Across the following data, how many lines include the string "bool"? Reply with the number and nothing more.

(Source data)
○ ○ ○ ○

template <class Code, class Word>
__global__ void __launch_bounds__(SORT_THREADS) k_part_scatter(const Code *__restrict__ dig, const u32 *__restrict__ tile_hist, const u32 *__restrict__ tile_pref,
                                                      const u32 *__restrict__ part_off, Word *__restrict__ p1, SortGeom g)
{
    typedef CodeTraits<Code> CT;
    static_assert(MAX_PARTS <= SORT_THREADS, "a partition counter per thread");
    __shared__ u32 lcur[MAX_PARTS];
    __shared__ u32 delta[MAX_PARTS];
    __shared__ Word words[SORT_TILE];
    __shared__ uint16_t parts_of[SORT_TILE];
    __shared__ u32 wsum[SORT_THREADS / 64];
    const unsigned w = blockIdx.y, tile = blockIdx.x, tid = threadIdx.x;
    const u64 row = ((u64)w * g.tiles + tile) * g.H;
    const u32 *po = part_off + (u64)w * (g.H + 1);
    const u64 n = (u64)1 << g.log_n;
    const Code *dw = dig + ((u64)w << g.log_n);
    Word *pw = p1 + ((u64)w << g.log_n);
    const u64 begin = (u64)tile * SORT_TILE, end = begin + SORT_TILE < n ? begin + SORT_TILE : n;
    const u32 lo_mask = (1u << g.lo_bits) - 1;
    TileCodes<Code, SORT_THREADS> codes;
    codes.load(dw, begin, end);
    const u32 count = tid < g.H ? tile_hist[row + tid] : 0;
    const u32 gbase = tid < g.H ? po[tid] + tile_pref[row + tid] : 0;
    const u32 lstart = block_inclusive_scan(count, wsum) - count;
    if (tid < g.H) {
        lcur[tid] = lstart;
        delta[tid] = gbase - lstart;
    }
    __syncthreads();
    codes.rank_and_place(
        dw, begin, end, [&](u64, u32 code) -> u32 { return code == CT::ZERO ? 0u : atomicAdd(&lcur[(code & CT::MAG) >> g.lo_bits], 1u); },
        [&](u64 i, u32 code, u32 slot) {
            if (code == CT::ZERO) return;
            u32 b = code & CT::MAG, h = b >> g.lo_bits;
            words[slot] = ((Word)(b & lo_mask) << (g.log_n + 1)) | (Word)(((code >> CT::SIGN) << g.log_n) | (u32)i);
            parts_of[slot] = (uint16_t)h;
        });
    __syncthreads();
    const u32 total = lcur[g.H - 1];
    for (u32 j = tid; j < total; j += SORT_THREADS) pw[delta[parts_of[j]] + j] = words[j];
}

template <class Code>
__global__ void __launch_bounds__(SORT_THREADS) k1_scatter_split(const Code *__restrict__ dig, const u32 *__restrict__ tile_hist, const u32 *__restrict__ tile_pref,
                                                        const u32 *__restrict__ part_off, u32 *__restrict__ p1_lo, unsigned char *__restrict__ p1_hi, SortGeom g,
                                                        unsigned b3)
{
    typedef CodeTraits<Code> CT;
    static_assert(MAX_PARTS <= SORT_THREADS, "a partition counter per thread");
    __shared__ u32 lcur[MAX_PARTS];
    __shared__ u32 delta[MAX_PARTS];
    __shared__ u32 words[SORT_TILE];
    __shared__ u32 meta[SORT_TILE];
    __shared__ u32 wsum[SORT_THREADS / 64];
    const unsigned w = blockIdx.y, tile = blockIdx.x, tid = threadIdx.x, lane = tid & 63u;
    const u64 row = ((u64)w * g.tiles + tile) * g.H;
    const u32 *po = part_off + (u64)w * (g.H + 1);
    const u64 n = (u64)1 << g.log_n;
    const Code *dw = dig + ((u64)w << g.log_n);
    u32 *plo = p1_lo + ((u64)w << g.log_n);
    unsigned char *phi = p1_hi + ((u64)w << g.log_n);
    const u64 begin = (u64)tile * SORT_TILE, end = begin + SORT_TILE < n ? begin + SORT_TILE : n;
    const u32 b3_mask = (1u << b3) - 1, b2_mask = (1u << (g.lo_bits - b3)) - 1;
    TileCodes<Code, SORT_THREADS> codes;
    codes.load(dw, begin, end);
    const u32 count = tid < g.H ? tile_hist[row + tid] : 0;
    const u32 gbase = tid < g.H ? po[tid] + tile_pref[row + tid] : 0;
    const u32 lstart = block_inclusive_scan(count, wsum) - count;
    if (tid < g.H) {
        lcur[tid] = lstart;
        delta[tid] = gbase - lstart;
    }
    __syncthreads();
    codes.rank_and_place(
        dw, begin, end, [&](u64, u32 code) -> u32 { return code == CT::ZERO ? 0u : atomicAdd(&lcur[(code & CT::MAG) >> g.lo_bits], 1u); },
        [&](u64 i, u32 code, u32 slot) {
            if (code == CT::ZERO) return;
            u32 b = code & CT::MAG, h = b >> g.lo_bits;
            words[slot] = ((b & b3_mask) << (g.log_n + 1)) | ((code >> CT::SIGN) << g.log_n) | (u32)i;
            meta[slot] = (h << 8) | ((b >> b3) & b2_mask);
        });
    __syncthreads();
    const u32 total = lcur[g.H - 1];
    for (u32 base = 0; base < total; base += SORT_THREADS) {
        const u32 j = base + tid;
        const bool valid = j < total;
        const u32 m = valid ? meta[j] : ~0u;
        const u32 h = m >> 8;
        u32 dst = 0;
        if (valid) {
            dst = delta[h] + j;
            plo[dst] = words[j];
        }
        const u32 m1 = __shfl_down(m, 1, 64), m2 = __shfl_down(m, 2, 64), m3 = __shfl_down(m, 3, 64);
        const bool lead = valid && lane <= 60 && !(reinterpret_cast<uintptr_t>(phi + dst) & 3) && (m1 >> 8) == h && (m2 >> 8) == h && (m3 >> 8) == h;
        const u64 leaders = __ballot(lead);
        const bool covered = (((leaders << 1) | (leaders << 2) | (leaders << 3)) >> lane) & 1;
        if (lead)
            *reinterpret_cast<u32 *>(phi + dst) = (m & 0xffu) | ((m1 & 0xffu) << 8) | ((m2 & 0xffu) << 16) | (m3 << 24);
        else if (valid && !covered)
            phi[dst] = (unsigned char)m;
    }
}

○ ○ ○ ○

**Task answer**: 3